Model Overview
Model Features
Model Capabilities
Use Cases
🚀 QuantFactory/Qwen3-4B-GGUF
This is a quantized version of Qwen/Qwen3-4B created using llama.cpp, offering an efficient way for text generation.
🚀 Quick Start
The code of Qwen3 has been integrated into the latest Hugging Face transformers
. It is recommended to use the latest version of transformers
. If you use transformers<4.51.0
, you will encounter the following error:
KeyError: 'qwen3'
The following is a code snippet demonstrating how to use the model to generate content based on given inputs:
from transformers import AutoModelForCausalLM, AutoTokenizer
model_name = "Qwen/Qwen3-4B"
# load the tokenizer and the model
tokenizer = AutoTokenizer.from_pretrained(model_name)
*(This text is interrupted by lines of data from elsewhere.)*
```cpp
int warp_rois_impl(const vacv_image* src_d, const vacv_image* dst_d, const float* m, const int32_t* src_index,
                   int flags, int border_mode, const double bv[4], const NormSpec* ns, hipStream_t s) {
    Img src, dst;
    int st = load2(src_d, dst_d, src, dst);
    if (st) return st;
    if (!m) return VACV_ERR_INVALID_ARG;
    if (src.c != dst.c) return VACV_ERR_INVALID_ARG;
    if (!src_index && src.n != 1 && src.n != dst.n) return VACV_ERR_INVALID_ARG;
    if (src.dtype != VACV_INT8 && src.dtype != VACV_FP32) return VACV_ERR_UNSUPPORTED;
    if (src.layout != VACV_NHWC) return VACV_ERR_UNSUPPORTED;
    if (flags & ~(7 | VACV_WARP_INVERSE_MAP)) return VACV_ERR_UNSUPPORTED;
    if ((flags & 7) != VACV_INTER_LINEAR) return VACV_ERR_UNSUPPORTED;
    if (border_mode < VACV_BORDER_CONSTANT || border_mode >= VACV_BORDER_TRANSPARENT) return VACV_ERR_UNSUPPORTED;
    if (src.c > 4) return VACV_ERR_UNSUPPORTED;
    if (src.w < 2 || src.h < 2) return VACV_ERR_INVALID_ARG;
    if (dst.dtype != (ns ? VACV_FP32 : src.dtype)) return VACV_ERR_INVALID_ARG;
    if (!ns && dst.layout != VACV_NHWC) return VACV_ERR_INVALID_ARG;
    const bool planar = dst.layout == VACV_NCHW && dst.c > 1;
    if (planar && dst.c != 3) return VACV_ERR_UNSUPPORTED;
    WarpRoisLaunch L{};
    L.src = geom(src);
    if (L.src.plane_bytes > kMaxPlaneBytes) return VACV_ERR_UNSUPPORTED;
    L.dst = geom(dst);
    L.n_src = src.n;
    L.n_roi = dst.n;
    L.m = m;
    L.src_index = src_index;
    L.inverse_map = (flags & VACV_WARP_INVERSE_MAP) != 0;
    border_values(src, bv, L.border);
    L.border_mode = border_mode;
    L.out = ns ? kOutNorm : kOutSame;
    L.planar = planar;
    if (ns) L.norm = *ns;
    return hip_status(launch_warp_rois(L, s));
}

int color_code(int code, int& v_first, int& rgb) {
    switch (code) {
        case VACV_COLOR_YUV2BGR_NV21: v_first = 1; rgb = 0; return VACV_OK;
        case VACV_COLOR_YUV2RGB_NV21: v_first = 1; rgb = 1; return VACV_OK;
        case VACV_COLOR_YUV2BGR_NV12: v_first = 0; rgb = 0; return VACV_OK;
        case VACV_COLOR_YUV2RGB_NV12: v_first = 0; rgb = 1; return VACV_OK;
        default: return VACV_ERR_UNSUPPORTED;
    }
}

int color_impl(const vacv_image* src_d, const vacv_image* dst_d, int code, int out_kind, const NormSpec* ns,
               hipStream_t s) {
    Img src, dst;
    int st = load2(src_d, dst_d, src, dst);
    if (st) return st;
    int v_first, rgb;
    if ((st = color_code(code, v_first, rgb))) return st;
    if (src.dtype != VACV_INT8 || src.c != 1) return VACV_ERR_INVALID_ARG;
    const int h = src.h / 3 * 2;
    if (src.w % 2 || h % 2 || h < 2 || src.h != h / 2 * 3) return VACV_ERR_INVALID_ARG;
    if (dst.w != src.w || dst.h != h || dst.c != 3 || dst.layout != VACV_NHWC || dst.n != src.n)
        return VACV_ERR_INVALID_ARG;
    const int want = out_kind == kOutSame ? VACV_INT8 : VACV_FP32;
    if (dst.dtype != want) return VACV_ERR_INVALID_ARG;
    ColorLaunch L{};
    L.src = src.data;
    L.src_img = src.batch;
    L.src_row = src.row;
    L.dst = dst.data;
    L.dst_img = dst.batch;
    L.dst_row = dst.row;
    L.n = src.n;
    L.w = src.w;
    L.h = h;
    L.v_first = v_first;
    L.rgb = rgb;
    L.out = out_kind;
    if (ns) L.norm = *ns;
    return hip_status(launch_color(L, s));
}

int color_cv_impl(const vacv_image* src_d, const vacv_image* dst_d, int code, hipStream_t s) {
    Img src, dst;
    int st = load2(src_d, dst_d, src, dst);
    if (st) return st;
    if (src.layout != VACV_NHWC || dst.layout != VACV_NHWC || src.c != 1 || dst.n != src.n) return VACV_ERR_INVALID_ARG;
    CvColorLaunch L{};
    L.src = src.data;
    L.src_img = src.batch;
    L.src_row = src.row;
    L.dst = dst.data;
    L.dst_img = dst.batch;
    L.dst_row = dst.row;
    L.n = src.n;
    L.w = src.w;
    if (code == VACV_COLOR_GRAY2BGR) {
        if (src.dtype != VACV_INT8 && src.dtype != VACV_FP32) return VACV_ERR_UNSUPPORTED;
        if (dst.dtype != src.dtype || dst.w != src.w || dst.h != src.h || dst.c != 3) return VACV_ERR_INVALID_ARG;
        if (src.es == 4 && ((src.row | dst.row | src.batch | dst.batch) % 4 ||
                            reinterpret_cast<uintptr_t>(src.data) % 4 || reinterpret_cast<uintptr_t>(dst.data) % 4))
            return VACV_ERR_INVALID_ARG;
        L.gray = 1;
        L.h = src.h;
        L.dcn = 3;
        L.esize = src.es;
        return hip_status(launch_color_cv(L, s));
    }
    if (src.dtype != VACV_INT8 || dst.dtype != VACV_INT8) return VACV_ERR_INVALID_ARG;
    const int h = src.h / 3 * 2;
    if (src.w % 2 || h % 2 || h < 2 || src.h != h / 2 * 3) return VACV_ERR_INVALID_ARG;
    L.h = h;
    switch (code) {
        case VACV_COLOR_YUV2RGBA_NV12: L.layout = 0; L.dcn = 4; L.bidx = 2; break;
        case VACV_COLOR_YUV2BGRA_NV12: L.layout = 0; L.dcn = 4; L.bidx = 0; break;
        case VACV_COLOR_YUV2RGBA_NV21: L.layout = 1; L.dcn = 4; L.bidx = 2; break;
        case VACV_COLOR_YUV2BGRA_NV21: L.layout = 1; L.dcn = 4; L.bidx = 0; break;
        default: L.layout = 2; L.dcn = 3; L.bidx = 0; break;
    }
    if (L.layout == 2 && src.row != src.w) return VACV_ERR_INVALID_ARG;
    if (dst.w != src.w || dst.h != h || dst.c != L.dcn) return VACV_ERR_INVALID_ARG;
    const int al = L.dcn == 4 ? 8 : 2;
    L.aligned = !((dst.row | dst.batch) % al) && !(reinterpret_cast<uintptr_t>(dst.data) % al);
    return hip_status(launch_color_cv(L, s));
}

int yuv_resize_impl(const vacv_image* src_d, const vacv_image* dst_d, int code, int interpolation, int mode,
                    int out_kind, const NormSpec* ns, hipStream_t s) {
    Img src, dst;
    int st = load2(src_d, dst_d, src, dst);
    if (st) return st;
    int v_first, rgb;
    if ((st = color_code(code, v_first, rgb))) return st;
    if (interpolation != VACV_INTER_LINEAR) return VACV_ERR_UNSUPPORTED;
    if (mode < VACV_LINEAR_REFERENCE || mode > VACV_LINEAR_OPENCV) return VACV_ERR_INVALID_ARG;
    if (src.dtype != VACV_INT8 || src.c != 1 || src.layout != VACV_NHWC) return VACV_ERR_INVALID_ARG;
    const int h = src.h / 3 * 2;
    if (src.w % 2 || h % 2 || h < 2 || src.w < 4 || src.h != h / 2 * 3) return VACV_ERR_INVALID_ARG;
    if (dst.c != 3 || dst.n != src.n) return VACV_ERR_INVALID_ARG;
    const int want = out_kind == kOutSame ? VACV_INT8 : VACV_FP32;
    if (dst.dtype != want) return VACV_ERR_INVALID_ARG;
    const int64_t src_bytes = src.row * (src.h - 1) + src.w;
    const int64_t P = (int64_t)dst.w * dst.h;
    if (src_bytes > kMaxPlaneBytes || P > 0x7FFFFFFFLL - 1024 || src.n > 65535) return VACV_ERR_UNSUPPORTED;
    YuvResizeLaunch L{};
    L.src = src.data;
    L.src_img = src.batch;
    L.src_row = src.row;
    L.src_bytes = src_bytes;
    L.dst = dst.data;
    L.dst_img = dst.batch;
    L.dst_row = dst.row;
    L.dst_plane = dst.plane;
    L.n = src.n;
    L.w = src.w;
    L.h = h;
    L.wo = dst.w;
    L.ho = dst.h;
    L.v_first = v_first;
    L.rgb = rgb;
    L.chw = dst.layout == VACV_NCHW;
    L.mode = mode;
    L.out = out_kind;
    L.scale_xf = (float)L.w / (float)L.wo;
    L.scale_yf = (float)L.h / (float)L.ho;
    L.scale_xd = (double)L.w / (double)L.wo;
    L.scale_yd = (double)L.h / (double)L.ho;
    if (ns) L.norm = *ns;
    return hip_status(launch_yuv_resize(L, s));
}

int fused_normalize(const vacv_image* dst_d, const float* mean, const float* stddev, hipStream_t s,
                    int (*pass)(const void*, int, const NormSpec*, hipStream_t), const void* ctx) {
    Img dst;
    int st = load(dst_d, dst);
    if (st) return st;
    if (dst.dtype != VACV_FP32) return VACV_ERR_INVALID_ARG;
    NormSpec ns;
    if ((st = norm_spec(dst, mean, stddev, ns))) return st;
    if (ns.mode == 1) return pass(ctx, kOutNorm, &ns, s);
    if ((st = pass(ctx, kOutF32, nullptr, s))) return st;
    float *dm = nullptr, *ds = nullptr;
    if ((st = per_image_stats(dst, s, &dm, &ds))) return st;
    ns.mode = 2;
    ns.dev_mean = dm;
    ns.dev_std = ds;
    return normalize_with(dst, dst, ns, s);
}

struct ResizeCtx {
    const vacv_image* src;
    const vacv_image* dst;
    int interpolation, mode;
};
int resize_pass(const void* c, int out, const NormSpec* ns, hipStream_t s) {
    const ResizeCtx* r = static_cast<const ResizeCtx*>(c);
    return resize_impl(r->src, r->dst, r->interpolation, r->mode, out, ns, s);
}

struct WarpCtx {
    const vacv_image* src;
    const vacv_image* dst;
// ... 447 lines not shown
```

### arm-neon-opencv_amd/csrc/vacv_internal.hpp

```cpp
#pragma once

#include <hip/hip_runtime.h>
#include <cstdint>
#include <set>

#include "../../include/vacv_hip.h"

namespace vacv {

constexpr int kBlock = 256;
constexpr int kMaxC = VACV_MAX_CHANNELS;
constexpr int kResizeMaxChunksPerLane = 1;
constexpr int64_t kMaxPlaneBytes = 0x7FFFFFF0LL;

int tune(int key);
inline int tune_or(int key, int def) {
    const int v = tune(key);
    return v < 0 ? def : v;
}

struct PlaneGeom {
    const unsigned char* base;
    int64_t img_pitch;
    int64_t plane_pitch;
    int64_t row_pitch;
    int planes;
    int w, h;
    int cc;
    int esize;
    int64_t plane_bytes;
};

struct NormSpec {
    int mode;
    int c_total;
    const float* dev_mean;
    const float* dev_std;
    float mean[kMaxC];
    float stdv[kMaxC];
    double inv[kMaxC];
    uint32_t mul_ok;
    float inv_hi[kMaxC];
    float inv_lo[kMaxC];
    uint32_t f32_ok;
};

enum SampleKind : int {
    kLinearFixed = 0,
    kLinearFloat = 1,
    kCubic = 2,
};
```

model = AutoModelForCausalLM.from_pretrained(
model_name,
torch_dtype="auto",
device_map="auto"
)
# prepare the model input
prompt = "Give me a short introduction to large language model."
messages = [
{"role": "user", "content": prompt}
]
text = tokenizer.apply_chat_template(
messages,
tokenize=False,
add_generation_prompt=True,
enable_thinking=True # Switches between thinking and non-thinking modes. Default is True.
)
model_inputs = tokenizer([text], return_tensors="pt").to(model.device)
# conduct text completion
generated_ids = model.generate(
**model_inputs,
max_new_tokens=32768
)
output_ids = generated_ids[0][len(model_inputs.input_ids[0]):].tolist()
# parsing thinking content
try:
# rindex finding 151668 (</think>)
index = len(output_ids) - output_ids[::-1].index(151668)
except ValueError:
index = 0
thinking_content = tokenizer.decode(output_ids[:index], skip_special_tokens=True).strip("\n")
content = tokenizer.decode(output_ids[index:], skip_special_tokens=True).strip("\n")
print("thinking content:", thinking_content)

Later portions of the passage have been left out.